[nlitened]

> What do you want AWS to do here? Keep running software that won't get security updates? That seems a bit wild to me.

PostgreSQL is open source, so they could keep patching the old version with security fixes.

Or... they could keep using just the community-supplied free-of-charge version and pocket all the money from not maintaining security patches themselves.

[watermelon0]

They are providing easier maintenance and monitoring for open source DBs. You can always avoid RDS and install Postgres manually on EC2, if you so desire.

I'm not saying RDS couldn't be better, but I wouldn't expect them to maintain unsupported versions of 3rd party software.

[scoopertrooper]

I agree AWS should be contributing back to the open source projects and they are listed as a 'sponsor' (though not a major one) on the Postgres website.

https://www.postgresql.org/about/policies/sponsorship/

But AWS should not have to take responsibility for providing indefinite updates to every version of every managed open source project it operates.
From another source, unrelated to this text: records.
template <int NR>
__device__ __forceinline__ void ftran_eta_handoff(const FtranEtaArgs &a) {
    static_assert(NR >= 1 && NR <= 4, "rows of at most 2,048 doubles: at most UPD_ROWS rows per block");
    extern __shared__ __align__(16) unsigned char smem[];
    __shared__ long long s_q;
    __shared__ int s_leave, s_atl, s_nh, s_band;
    __shared__ int s_hblk[FC_SLOTS];
    __shared__ double s_hkey[FC_SLOTS * 64];
    __shared__ int32_t s_hidx[FC_SLOTS * 64];
    __shared__ double s_dot[4][UPD_ROWS];
    __shared__ double s_lam[UPD_ROWS];
    __shared__ int s_dp[UPD_ROWS];
    DevState *st = a.st;
    STAMP(1, 0);
    const int tid = threadIdx.x, lane = tid & 63;
    const int wave = __builtin_amdgcn_readfirstlane(tid >> 6);
    if (tid == 0) s_leave = st->status != ST_RUNNING ? 1 : (st->nan_flag ? 2 : 0);
    const int src_sel = st->f_src;
    const int apply = st->pe_valid;
    const int64_t r = st->pe_r;
    const double d_r = st->pe_d_r, alpha_r = st->pe_alpha_r;
    const double *src = src_sel ? a.W1 : a.W0;
    double *dst = src_sel ? a.W0 : a.W1;
    const int64_t half = a.ld >> 1, m = a.m;
    constexpr int NBK = 1;
    const bool row_block = blockIdx.x >= NBK;
    const int R = a.rows_per_block;
    const int64_t row0 = ((int64_t)blockIdx.x - NBK) * R;
    double *s_bk = reinterpret_cast<double *>(smem);
    double2 *s_col = reinterpret_cast<double2 *>(smem + ftran_col_offset(a.nblocks));

    constexpr int FB = 16;
    double v0[FB];
    const int64_t myrow = row0 + tid;
    const bool own = row_block && tid < R && myrow < m;
    int64_t bi0 = 0;
    if (wave == 0) {
        const double *pb[FB];
#pragma unroll
        for (int u = 0; u < FB; ++u) {
            const int b = lane + 64 * u;
            pb[u] = &a.xc.bk(b < a.nblocks ? b : 0);
        }
        __builtin_amdgcn_sched_barrier(0);
#pragma unroll
        for (int u = 0; u < FB; ++u) v0[u] = *pb[u];
        bi0 = a.B_index[own ? myrow : 0];
    }
    __builtin_amdgcn_sched_barrier(0);
    double dv[UPD_ROWS];
#pragma unroll
    for (int k = 0; k < UPD_ROWS; ++k) dv[k] = (row_block && k < R && row0 + k < m) ? a.d[row0 + k] : 0.0;
    double2 wreg[UPD_ROWS][NR], pr[NR];
#pragma unroll
    for (int k = 0; k < UPD_ROWS; ++k) {
        const int64_t i = row0 + k;
        const bool ok = row_block && k < R && i < m;
        const double2 *srow = reinterpret_cast<const double2 *>(src + (ok ? i : 0) * a.ld);
#pragma unroll
        for (int u = 0; u < NR; ++u) {
            const int64_t t = tid + 256 * u;
            wreg[k][u] = srow[t < half ? t : 0];
        }
    }
    {
        const double2 *rho2 = reinterpret_cast<const double2 *>(src + (apply ? r : 0) * a.ld);
#pragma unroll
        for (int u = 0; u < NR; ++u) {
            const int64_t t = tid + 256 * u;
            pr[u] = rho2[t < half ? t : 0];
        }
    }
    double xi0 = 0.0, lbi0 = 0.0, ubi0 = 0.0;
    int k0 = 0;
    lds_barrier();
    const int leave = s_leave;
    if (leave) {
        if (leave == 2 && blockIdx.x == 0 && tid == 0) st->status = ELLP_ERR_NAN;
        return;
    }

    auto eta_store = [&]() {
        if (!apply) return;
#pragma unroll
        for (int k = 0; k < UPD_ROWS; ++k) {
            const int64_t i = row0 + k;
            if (!(k < R && i < m)) continue;
            const double f = (i != r) ? -(dv[k] / d_r) : 0.0;
            double2 *drow = reinterpret_cast<double2 *>(dst + i * a.ld);
#pragma unroll
            for (int u = 0; u < NR; ++u) {
                const int64_t t = tid + 256 * u;
                if (t >= half) continue;
                double2 o;
                if (i == r) {
                    o = make_double2(pr[u].x / alpha_r, pr[u].y / alpha_r);
                } else {
                    o.x = fma(f, pr[u].x, wreg[k][u].x);
                    o.y = fma(f, pr[u].y, wreg[k][u].y);
                }
                store_row2<true>(drow + t, o);
                wreg[k][u] = o;
            }
        }
    };

    auto rows_retired = [&]() {
#pragma unroll
        for (int k = 0; k < UPD_ROWS; ++k) {
            retire_here(dv[k]);
#pragma unroll
            for (int u = 0; u < NR; ++u) {
                retire_here(wreg[k][u].x);
                retire_here(wreg[k][u].y);
            }
        }
#pragma unroll
        for (int u = 0; u < NR; ++u) {
            retire_here(pr[u].x);
            retire_here(pr[u].y);
        }
        __builtin_amdgcn_s_waitcnt(0x0F70);
    };

    if (wave == 0) {
        xi0 = a.x[bi0];
        lbi0 = a.lb[bi0];
        ubi0 = a.ub[bi0];
        k0 = a.kind[bi0];
        double tmax = -INFINITY;
#pragma unroll
        for (int u = 0; u < FB; ++u) {
            const bool in = lane + 64 * u < a.nblocks;
            if (in) s_bk[lane + 64 * u] = v0[u];
            tmax = fmax(tmax, in ? v0[u] : -INFINITY);
        }
        for (int b0 = lane + 64 * FB; b0 < a.nblocks; b0 += 64 * FB) {
            double v[FB];
#pragma unroll
            for (int u = 0; u < FB; ++u) {
                const int b = b0 + 64 * u;
                const double t = a.xc.bk(b < a.nblocks ? b : 0);
                v[u] = b < a.nblocks ? t : -INFINITY;
            }
#pragma unroll
            for (int u = 0; u < FB; ++u) {
                if (b0 + 64 * u < a.nblocks) s_bk[b0 + 64 * u] = v[u];
                tmax = fmax(tmax, v[u]);
            }
        }
        if (lane == 0) {
            s_nh = 0;
            s_band = 0;
        }
        const double M = wave_allmax_dpp(tmax);
        wave_lds_sync();
        STAMP(1, 5);
        for (int b = lane; b < a.nblocks; b += 64) {
            const double v = s_bk[b];
            if (M - v < 4.0 * a.eps) {
                const int slot = atomicAdd(&s_nh, 1);
                if (slot < FC_SLOTS) s_hblk[slot] = b;
            } else if (M - v < 6.0 * a.eps) {
                s_band = 1;
            }
        }
        wave_lds_sync();
        STAMP(1, 6);
        const int nh = s_nh;
        const bool fast = M > -INFINITY && nh <= FC_SLOTS && !s_band;
        if (fast) {
            if (lane == 0) {
                for (int i = 1; i < nh; ++i) {
                    const int v = s_hblk[i];
                    int j = i - 1;
                    while (j >= 0 && s_hblk[j] > v) {
                        s_hblk[j + 1] = s_hblk[j];
                        --j;
                    }
                    s_hblk[j + 1] = v;
                }
            }
            wave_lds_sync();
            for (int sl = 0; sl < nh; ++sl) {
                const int64_t j = (int64_t)s_hblk[sl] * a.cpb + lane;
                const bool ok = lane < a.cpb && j < a.nN;
                const int64_t jc = ok ? j : 0;
                const double kl = a.xc.key(jc);
                const int64_t il = a.N_index[jc];
                const double kv = ok ? kl : -INFINITY;
                s_hkey[sl * 64 + lane] = kv;
                s_hidx[sl * 64 + lane] = ok ? (int32_t)il : 0;
                if (M - kv < 6.0 * a.eps && !(M - kv < 4.0 * a.eps)) s_band = 1;
            }
            wave_lds_sync();
        }
        long long q = -1;
        bool done = false;
        if (fast && !s_band) {
            FoldState f{false, 0.0, 0, -1};
            for (int sl = 0; sl < nh; ++sl)
                fold_elements(f, s_hkey[sl * 64 + lane], s_hidx[sl * 64 + lane], (int64_t)s_hblk[sl] * a.cpb, a.eps, lane);
            q = f.qacc;
            done = true;
        }
        if (!done && M > -INFINITY) q = entering_fold_full(s_bk, a.nblocks, a.cpb, a.nN, a.xc, a.N_index, a.eps, lane);
        STAMP(1, 1);
        const bool hc = q >= 0;
        int nbq = a.Nb[hc ? q : 0];
        if (row_block && hc) {
            const double2 *col = reinterpret_cast<const double2 *>(a.A_N + q * a.ld);
            double2 cv[4 * NR];
#pragma unroll
            for (int u = 0; u < 4 * NR; ++u) {
                const int64_t t = lane + 64 * u;
                cv[u] = col[t < half ? t : 0];
            }
            __builtin_amdgcn_sched_barrier(0);
#pragma unroll
            for (int u = 0; u < 4 * NR; ++u) {
                retire_here(cv[u].x);
                retire_here(cv[u].y);
            }
#pragma unroll
            for (int u = 0; u < 4 * NR; ++u) {
                const int64_t t = lane + 64 * u;
                if (t < half) s_col[t] = cv[u];
            }
        }
        retire_here(nbq);
        retire_here(xi0);
        retire_here(lbi0);
        retire_here(ubi0);
        retire_here(k0);
        if (lane == 0) {
            s_q = q;
            s_atl = hc ? (nbq == ELLP_NB_LOWER ? 1 : 0) : 0;
        }
        STAMP(1, 7);
    }
    rows_retired();
    if (wave != 0 && row_block) {
        eta_store();
        STAMP_AT(1, 2, 64);
    }
    lds_barrier();
    const long long q = s_q;
    const bool have_col = q >= 0;
    const int at_lower = s_atl;

    if (!row_block) {
        if (st->mv_pending) {
            const int64_t mr = st->mv_r;
            double2 *cb = reinterpret_cast<double2 *>(a.A_B + mr * a.ld);
            const double2 *sv = reinterpret_cast<const double2 *>(a.aq_save);
            for (int64_t t = tid; t < half; t += 256) cb[t] = sv[t];
            if (tid == 0) a.c_B[mr] = st->cq_save;
        }
        if (tid == 0) {
            const int new_cur = apply ? (src_sel ^ 1) : src_sel;
            if (st->tiny_p) {
                st->tiny_p = 0;
                st->tiny = 1;
            }
            st->mv_pending = 0;
            st->cur = new_cur;
            st->usel = st->usel_next;
            st->s_cur = new_cur;
            st->iters += 1;
            st->open = q < 0 ? 0 : 1;
            if (q < 0) {
                st->fin = ELLP_OPTIMAL + 1;
            } else {
                const int64_t jq = a.N_index[q];
                ELLP_CHECK(st, q < a.nN, 9111);
                st->s_q = q;
                st->s_at_lower = at_lower;
                st->s_nbq = a.Nb[q];
                st->s_jq = jq;
                st->s_rq = a.xc.r(q);
                const int kk = a.kind[jq];
                st->s_lambda0 = (kk == ELLP_BOUND_TWOSIDED) ? a.ub[jq] - a.lb[jq] : (kk == ELLP_BOUND_FIXED ? 0.0 : INFINITY);
            }
        }
        return;
    }
    if (wave == 0) eta_store();
    if (!have_col) return;

    double acc0[UPD_ROWS], acc1[UPD_ROWS];
#pragma unroll
    for (int k = 0; k < UPD_ROWS; ++k) acc0[k] = acc1[k] = 0.0;
    double2 cq[NR];
#pragma unroll
    for (int u = 0; u < NR; ++u) {
        const int64_t t = tid + 256 * u;
        const double2 cv = s_col[t < half ? t : 0];
        cq[u] = t < half ? cv : make_double2(0.0, 0.0);
    }
#pragma unroll
    for (int k = 0; k < UPD_ROWS; ++k) {
        const int64_t i = row0 + k;
        if (!(k < R && i < m)) continue;
#pragma unroll
        for (int u = 0; u < NR; ++u) {
            const bool in = tid + 256 * u < half;
            acc0[k] = fma(in ? wreg[k][u].x : 0.0, cq[u].x, acc0[k]);
            acc1[k] = fma(in ? wreg[k][u].y : 0.0, cq[u].y, acc1[k]);
        }
    }
    double s[UPD_ROWS];
#pragma unroll
    for (int k = 0; k < UPD_ROWS; ++k) s[k] = acc0[k] + acc1[k];
    if (R >= 3) wave_sum_rows<4>(s);
    else if (R == 2) wave_sum_rows<2>(s);
    else wave_sum_rows<1>(s);
    if (lane == 0) {
#pragma unroll
        for (int k = 0; k < UPD_ROWS; ++k) s_dot[wave][k] = s[k];
    }
    lds_barrier();
    STAMP(1, 3);
    if (wave != 0) return;
    const double sgn = at_lower ? -1.0 : 1.0;
    double li = INFINITY;
    int dp = 0;
    if (own) {
        const int k = tid;
        const double di = sgn * (((s_dot[0][k] + s_dot[1][k]) + s_dot[2][k]) + s_dot[3][k]);
        a.d[myrow] = di;
        li = primal_lambda(di, xi0, lbi0, ubi0, k0, a.eps);
        if (li != li) st->nan_flag = 1;
        dp = di > 0.0 ? 1 : 0;
        a.lam[myrow] = li;
        a.bidx[myrow] = (int32_t)bi0;
        a.dpos[myrow] = (uint8_t)dp;
    }
    if (tid < UPD_ROWS) {
        s_lam[tid] = li;
        s_dp[tid] = dp;
    }
    wave_lds_sync();
    if (tid == 0) {
        double m1 = INFINITY, m2 = INFINITY;
        int info = -1;
        for (int k = 0; k < R; ++k) {
            const double v = s_lam[k];
            if (v < m1) {
                m2 = m1;
                m1 = v;
                info = (int)(2 * (row0 + k)) + s_dp[k];
            } else if (v < m2) {
                m2 = v;
            }
        }
        a.bmin[blockIdx.x - NBK] = m1;
        a.bsec[blockIdx.x - NBK] = m2;
        a.binfo[blockIdx.x - NBK] = info;
    }
    STAMP(1, 4);
}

The only way I could see this working would be if AWS charged the holdouts the cost of keeping them supported.

However, performing RDS Postgres upgrades is relatively quick and painless process. If a company doesn't have the capacity to do that every five years, then it shouldn't be running its own infrastructure.

[nlitened]

> The only way I could see this working would be if AWS charged the holdouts the cost of keeping them supported.

That actually sounds like a great idea. They could charge more for use of older versions, so that people could calculate their tradeoffs, and migrate when they decide themselves.